§ **PROBLEM DETAILS**
Search the listing below for the string "unsigned", then copy every line it appears in.
▬▬▬▬▬▬▬▬▬▬
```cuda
int launch_umma_gemm(GemmOperand X, GemmOperand W, int M, int N, int K, const Epilogue& ep, float* Y, void* apack,
                     void* wpack, int* status, int sm_count, cudaStream_t s, int n_real, int k_real,
                     const float* x_scale, const float* w_scale) {
  if (n_real <= 0 || n_real > N) n_real = N;
  if (k_real <= 0 || k_real > K) k_real = K;
  if (!umma_gemm_supported(M, N, K) || (ep.res != nullptr && ep.res_F != N)) {
    set_error("umma_gemm: unsupported shape");
    return P2M_ERR_INVALID;
  }
  const int tiles = (M + TILE_M - 1) / TILE_M;
  const int ns = CONV_N;
  if (x_scale == nullptr) {
    float* sc = reinterpret_cast<float*>(static_cast<unsigned char*>(apack) + gemm_x_image_bytes(M, K));
    P2M_TRY(launch_absmax_scale(X.p, (M - 1) * X.ld_row + (k_real - 1) * X.ld_k + 1, sc, s));
    x_scale = sc;
  }
  P2M_TRY(launch_pack(PackSrc{X.p, X.ld_row, X.ld_k, TILE_M, K / FC, 1, M, 1.f, 0, 0.f, k_real, x_scale},
                      (long long)tiles * (K / FC), apack, s));
  P2M_TRY(launch_pack(PackSrc{W.p, W.ld_row, W.ld_k, ns, K / FC, 1, n_real, w_scale ? 1.f : W_SCALE, 0, 0.f, k_real,
                              w_scale},
                      (long long)(N / ns) * (K / FC), wpack, s));
  KParams p;
  std::memset(&p, 0, sizeof(p));
  p.V = M;
  p.P = tiles;
  p.fin = K;
  p.n_tiles = tiles;
  p.wpack = static_cast<const unsigned char*>(wpack);
  p.apack = static_cast<const unsigned char*>(apack);
  p.a_scale = x_scale;
  p.b_scale = w_scale;
  p.ep = to_dev(ep);
  p.res_identity = (ep.res != nullptr) ? 1 : 0;
  p.ldy = N;
  p.y = Y;
  p.status = status;
  return launch_gemm_cfg<CONV_N>(p, N / ns, sm_count, s);
}

size_t umma_wpack_bytes(int fin, int fout) { return (size_t)(fin / FC) * 3 * fout * 128; }

int launch_umma_pack_weights(const float* W, int fin, int fout, bool transposed, int order, float c, void* wpack,
                             cudaStream_t s) {
  const int rows = transposed ? fin : fout, K = transposed ? fout : fin;
  PackSrc src{W, transposed ? 3 : 3LL * fin, transposed ? 3LL * fin : 3, rows, K / FC, 1, rows, W_SCALE, 0, c};
  if (order == WPACK_ALL) src.orders = 3;
  else if (order == WPACK_COMBINED) src.combined = 1;
  else src.p = W + order;
  return launch_pack(src, (long long)(K / FC) * src.orders, wpack, s);
}

int launch_umma_conv(const UmmaConvArgs& a, int* status, const float* zero_row, int sm_count, cudaStream_t s) {
  if (!umma_conv_supported(*a.g, a.fin, a.fout)) {
    set_error("umma_conv: unsupported shape");
    return P2M_ERR_INVALID;
  }
  if (a.head_z != nullptr && (a.fout != 64 || a.head_wt == nullptr || a.ep.res != nullptr)) {
    set_error("umma_conv: the fused head needs fout == 64 and no residual");
    return P2M_ERR_INVALID;
  }
  if (a.t1 == nullptr && !a.plain) {
    set_error("umma_conv: the conv needs T1 = L~x (launch_cheb_t1) unless it is a plain GEMM");
    return P2M_ERR_INVALID;
  }
  if (a.tiles != nullptr && (a.tiles->max_h1 > 256 || a.tiles->n_pattern <= 0 ||
                             (a.fout % WIDE_N == 0 && a.tiles->m64.n_pattern <= 0))) {
    set_error("umma_conv: index-list tiles need at most 256 staged rows");
    return P2M_ERR_INVALID;
  }
  return launch_n(a, status, zero_row, sm_count, s);
}

}
```

### pose2mesh_release_b200/csrc/p2m_api.cu

```cuda
#include <cuda_runtime.h>

#include <algorithm>
#include <cmath>
#include <cstring>
#include <memory>
#include <string>
#include <tuple>
#include <vector>

#include "p2m_internal.h"

namespace p2m {

static thread_local std::string g_error;
static thread_local int64_t g_launches = 0;
void set_error(const std::string& msg) { g_error = msg; }
void count_launch(int n) { g_launches += n; }

int arrays_device(const char* where, std::initializer_list<const void*> arrays, int* dev) {
  int found = -1;
  for (const void* p : arrays) {
    if (!p) continue;
    cudaPointerAttributes attr;
    if (cudaPointerGetAttributes(&attr, p) != cudaSuccess ||
        (attr.type != cudaMemoryTypeDevice && attr.type != cudaMemoryTypeManaged)) {
      cudaGetLastError();
      set_error(std::string(where) + ": the data arrays must be device memory");
      return P2M_ERR_INVALID;
    }
    if (found >= 0 && attr.device != found) {
      set_error(std::string(where) + ": the data arrays are on different devices");
      return P2M_ERR_INVALID;
    }
    found = attr.device;
  }
  if (found < 0) {
    set_error(std::string(where) + ": no data array given");
    return P2M_ERR_INVALID;
  }
  *dev = found;
  return P2M_OK;
}

struct Layer {
  int level, V, fin, fout;
  int bn, relu;
  int block_end;
};

struct Block {
  int first_layer, n_layers;
  int level;
  int has_residual;
  int out_unpool;
  int in_unpool;
  int cin, cout;
  InterpTable interp;
};

struct Capture {
  std::vector<float*> z, a, y, g_a, g_z, dx;
  float* fc_out = nullptr;
  float* fc_dx = nullptr;
};

}

using namespace p2m;

struct p2m_model {
  int device = 0;
  int sm_count = 132;
  int precision = P2M_PREC_FP32_SIMT;
  std::vector<DevLevel> levels;
  std::vector<Layer> layers;
  std::vector<Block> blocks;
  int n_joint = 0, cin = 0, cout = 0;
  int fc_in = 0, fc_out = 0;
  int* kernel_status = nullptr;
  volatile int* status_host = nullptr;
  long long* trace = nullptr;
  int trace_seen = 0;
  int* out_map = nullptr;
  int out_rows = 0;
  float* zero_row = nullptr;
  int elide_padding = 1;
  int dedup_padding = 1;
  int fuse_head = 1;
  int profiling = 0;
  std::unique_ptr<Capture> capture;
  std::vector<cudaEvent_t> ev_beg, ev_end;
  std::vector<void*> owned;
};

namespace {

int check_kernel_status(p2m_model* m, const char* where) {
  if (m->status_host == nullptr) return P2M_OK;
  const int code = *m->status_host;
  if (code == 0) return P2M_OK;
  *m->status_host = 0;
  set_error(std::string(where) + ": a tensor-core kernel of an earlier call on this handle timed out on mbarrier wait #" +
            std::to_string(code) + " (results of that call are invalid)");
  return P2M_ERR_CUDA;
}

template <class T>
int upload(p2m_model* m, const std::vector<T>& h, T** out) {
  T* d = nullptr;
  size_t bytes = std::max<size_t>(h.size(), 1) * sizeof(T);
  P2M_CUDA_OK(cudaMalloc(&d, bytes));
  m->owned.push_back(d);
  if (!h.empty()) P2M_CUDA_OK(cudaMemcpy(d, h.data(), h.size() * sizeof(T), cudaMemcpyHostToDevice));
  *out = d;
  return P2M_OK;
}

int build_interp(p2m_model* m, int fin, int fout, InterpTable* t) {
  t->fin = fin;
  t->fout = fout;
  std::vector<int> i0(fout), i1(fout);
  std::vector<float> lam(fout);
  const float scale = (float)fin / (float)fout;
  for (int j = 0; j < fout; ++j) {
    float src = scale * ((float)j + 0.5f) - 0.5f;
    if (src < 0.f) src = 0.f;
    int a = (int)src;
    if (a > fin - 1) a = fin - 1;
    int b = a + ((a < fin - 1) ? 1 : 0);
    i0[j] = a;
    i1[j] = b;
    lam[j] = src - (float)a;
  }
  std::vector<int> tp(fin + 1, 0), ti;
  std::vector<float> tw;
  for (int i = 0; i < fin; ++i) {
    for (int j = 0; j < fout; ++j) {
      float w = 0.f;
      if (i0[j] == i) w += 1.f - lam[j];
      if (i1[j] == i) w += lam[j];
      if (w != 0.f) {
        ti.push_back(j);
        tw.push_back(w);
      }
    }
    tp[i + 1] = (int)ti.size();
  }
  P2M_TRY(upload(m, i0, &t->i0));
  P2M_TRY(upload(m, i1, &t->i1));
  P2M_TRY(upload(m, lam, &t->lam));
  P2M_TRY(upload(m, tp, &t->t_ptr));
  P2M_TRY(upload(m, ti, &t->t_idx));
  P2M_TRY(upload(m, tw, &t->t_w));
  return P2M_OK;
}

struct Sizes {
  size_t max_act = 0;
  size_t max_T = 0;
  size_t max_U = 0;
  size_t max_w = 0;
  size_t max_wpack = 0;
  size_t max_thin = 1;
  int max_f = 0;
};
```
▬▬▬▬▬▬▬▬▬▬
§ **SOLUTION FOR THIS PROBLEM**
    float* sc = reinterpret_cast<float*>(static_cast<unsigned char*>(apack) + gemm_x_image_bytes(M, K));
  p.wpack = static_cast<const unsigned char*>(wpack);
  p.apack = static_cast<const unsigned char*>(apack);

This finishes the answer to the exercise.